July 24, 2019
By Timothy Sandefur

I’ll be in court today [Update: Listen to the audio of the hearing here] in part two of our lawsuit challenging the decision by Pima County to spend $15 million of taxpayer money to subsidize a private luxury tourism company that’s supposed to take passengers on rides to the stratosphere in specially modified weather balloons. This part of the case, however, doesn’t involve the balloon company. It involves the county’s violation of state and county law when it hired the contractor and the architect to build the facility for the balloon company.

Arizona law—as well as Pima County’s own ordinances—have very precise rules for how the county is supposed to go about hiring contractors and architects for county projects. The process is supposed to be open and competitive so that businesses will have the chance to compete for the opportunity to build—and so that taxpayers can be sure of getting the best value for their money. But rather than follow those rules, Pima County Administrator Chuck Huckelberry and his staff invited one particular contractor and one particular architect to a series of private meetings beginning in August 2015—and spent the next five months planning out the project. According to their testimony, in fact, they completed a third of the work before even informing the County Board of Supervisors of the project and asking them to approve it. And then they told the Board that there was no reason to go through the open hiring process required by the law—since, after all, these two companies had already got the project a third of the way completed.

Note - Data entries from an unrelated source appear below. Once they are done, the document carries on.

template <int TPR, bool DYN>
__global__ __launch_bounds__(kBlock) void k_spmv_wave(SpmvArgs a)
{
    spmv_args_resolve(a);
    constexpr int U = 8, NW = 64 * U, RP = 64 / TPR;
    __shared__ d2 prod_s[4 * NW];
    __shared__ double red[12];
    const int tid = threadIdx.x, lane = tid & 63, wv = tid >> 6;
    d2 *prod = prod_s + wv * NW;
    const int sub = lane % TPR, rloc = lane / TPR;
    double acc[3] = {0.0, 0.0, 0.0};
    const bool need_y = a.beta != 0.0;
    const bool need_x = a.gamma != 0.0 || a.partials != nullptr;
// ... 42 lines not shown
                    if (need_y) yo = a.yin[r0 + rloc];
                    if (need_x) xi = a.xl[r0 + rloc];
                }
            }
            if (n > 0) {
                const int nm1 = n - 1;
                int c[U];
                d2 v[U], xv[U];
#pragma unroll
                for (int u = 0; u < U; ++u) {
                    const int i = lane + u * 64;
                    c[u] = ntload(a.ja + base + (i < n ? i : nm1)) & a.colmask;
                }
#pragma unroll
                for (int u = 0; u < U; ++u) {
                    const int i = lane + u * 64;
                    v[u] = ntload(a.val + base + (i < n ? i : nm1));
                }
#pragma unroll
                for (int u = 0; u < U; ++u) xv[u] = a.xg[c[u]];
#pragma unroll
                for (int u = 0; u < U; ++u) prod[lane + u * 64] = cmul(v[u], xv[u]);
            }
            wave_lds_fence();
            for (int rbase = 0; rbase < nr; rbase += RP) {
                const int row = rbase + rloc;
                int s = s0, e = e0;
                if (rbase > 0) {
                    s = e = 0;
                    if (row < nr) {
                        s = (int)(a.ia[r0 + row] - base);
                        e = (int)(a.ia[r0 + row + 1] - base);
                    }
                }
                d2 sum = {0.0, 0.0};
                for (int k = s + sub; k < e; k += TPR) sum += prod[k];
#pragma unroll
                for (int off = TPR / 2; off > 0; off >>= 1) {
                    sum.x += __shfl_xor(sum.x, off, 64);
                    sum.y += __shfl_xor(sum.y, off, 64);
                }
                if (sub == 0 && row < nr) {
                    if (rbase == 0) row_epilogue2(a, (int64_t)r0 + row, sum, yo, xi, acc);
                    else            row_epilogue(a, (int64_t)r0 + row, sum, acc);
                }
            }
            wave_lds_fence();
        } else {
            for (int r = 0; r < nr; ++r) {
                const int64_t s = a.ia[r0 + r], e = a.ia[r0 + r + 1];
                d2 sum = {0.0, 0.0};
                for (int64_t k = s + lane; k < e; k += 64) sum += cmul(a.val[k], a.xg[a.ja[k] & a.colmask]);
                sum.x = wave_sum(sum.x);
                sum.y = wave_sum(sum.y);
                if (lane == 0) row_epilogue(a, (int64_t)r0 + r, sum, acc);
            }
        }
    }
    if (a.partials != nullptr) {
#pragma unroll
        for (int c = 0; c < 3; ++c) acc[c] = wave_sum(acc[c]);
        if (lane == 0) {
#pragma unroll
            for (int c = 0; c < 3; ++c) red[c * 4 + wv] = acc[c];
        }
        __syncthreads();
        if (tid == 0) {
#pragma unroll
            for (int c = 0; c < 3; ++c)
                a.partials[(size_t)blockIdx.x * 3 + c] = (red[c * 4 + 0] + red[c * 4 + 1]) + (red[c * 4 + 2] + red[c * 4 + 3]);
        }
    }
}

template <bool DYN>
static SpmvKernel wave_kernel_tpr(int tpr)
{
    switch (tpr) {
    case 2:  return k_spmv_wave<2, DYN>;
    case 4:  return k_spmv_wave<4, DYN>;
    case 8:  return k_spmv_wave<8, DYN>;
    default: return k_spmv_wave<16, DYN>;
    }
}

static SpmvKernel wave_kernel(int tpr, bool dyn)
{
    return dyn ? wave_kernel_tpr<true>(tpr) : wave_kernel_tpr<false>(tpr);
}
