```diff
@@ -496,8 +474,12 @@
                     for (int j = 0; j < 16; ++j) {
                         if (bw + (j >> 2) < NC) {
                             const uint32_t pos2 = (old[j] >> cell_shift) & 0xffffu;
-                            *reinterpret_cast<uint16_t *>(stage_b + min(pos2, trash)) =
-                                (uint16_t)(first + bw * 4 + j);
+                            if constexpr (AP != 0) {
+                                *reinterpret_cast<uint8_t *>(rel8_b + min(pos2, trash)) = (uint8_t)((rel16 >> j) & 1u);
+                            } else {
+                                *reinterpret_cast<uint16_t *>(stage_b + min(pos2, trash)) =
+                                    (uint16_t)(first + bw * 4 + j);
+                            }
                         }
                     }
                     __builtin_amdgcn_sched_barrier(0);
@@ -518,8 +500,9 @@
     if (dist_out) rank2_dist_row<TPQ>(L, nbins, k, dist_out, t);
     R2_STAMP(4);
     if constexpr (AP) {
-        if constexpr (AP == 2) rank2_ap_cuts<TPQ>(L.stage, bitmap, L.table, k, t, ap_out, nrel_out, *cuts);
-        else rank2_ap<TPQ>(L.stage, bitmap, L.table, k, t, ap_out, nrel_out, relbits_out);
+        rank2_pack_string<TPQ>(L, k, t);
+        if constexpr (AP == 2) rank2_ap_cuts<TPQ>(L.str, L.table, k, t, ap_out, nrel_out, *cuts);
+        else rank2_ap<TPQ>(L.str, L.table, k, t, ap_out, nrel_out, relbits_out);
         R2_STAMP(7);
         group_sync<TPQ>();
     }
```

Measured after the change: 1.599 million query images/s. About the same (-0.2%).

It’s not just us saying that—it’s an Arizona trial judge, who ruled months ago that Huckelberry and his staff “hand-picked” the architect and the contractor “at a time when…it was not ‘impracticable’ to allow others the opportunity to bid for consideration on the project.” In fact, said the court, “the record is clear that for his part, Mr. Huckelberry had no intention of pursuing a competitive bidding process, or encouraging the Pima County Board of Supervisors to do so.” Instead, he invited the companies he personally “selected” and gave them “a five month ‘head start’ over any other potential bidders.” In other words, Huckelberry manipulated the system to ensure that the firms he chose at the outset would get the contract. “Reasonable people could argue,” said the judge, that “the Pima County Administrator’s actions during August-November 2015 provided a means for Pima County to evade or circumvent the typical procurement requirements.”

Still, the court ruled in favor of Pima County on the grounds that because Huckelberry doesn’t technically qualify as an “agent” under the state’s procurement laws, he’s not subject to those laws. We’ve appealed that, pointing out that in fact, those very laws say that only agents are allowed to obtain these kinds of services—so even assuming Huckelberry and his staff aren’t agents, that’s all the more reason why their actions were illegal.

Today’s argument is likely to focus primarily on a procedural issue: whether the plaintiffs had the legally required standing to sue. Arizona law has long held that taxpayers can sue the government for illegal expenditures, but the county has asked the court to create a new rule that would limit the ability of Arizonans to ensure fiscal responsibility by their government. We think that’s a bad idea, and it would mark a drastic departure from existing law.

But however the case might turn out, one thing is clear: Pima County officials flouted state law and engaged in illegal favoritism by hand-picking the companies to build the balloon facility—precisely the sort of “good old boys network” deal that Arizona law was written to forbid.

Timothy Sandefur is the Vice President for Litigation at the Goldwater Institute.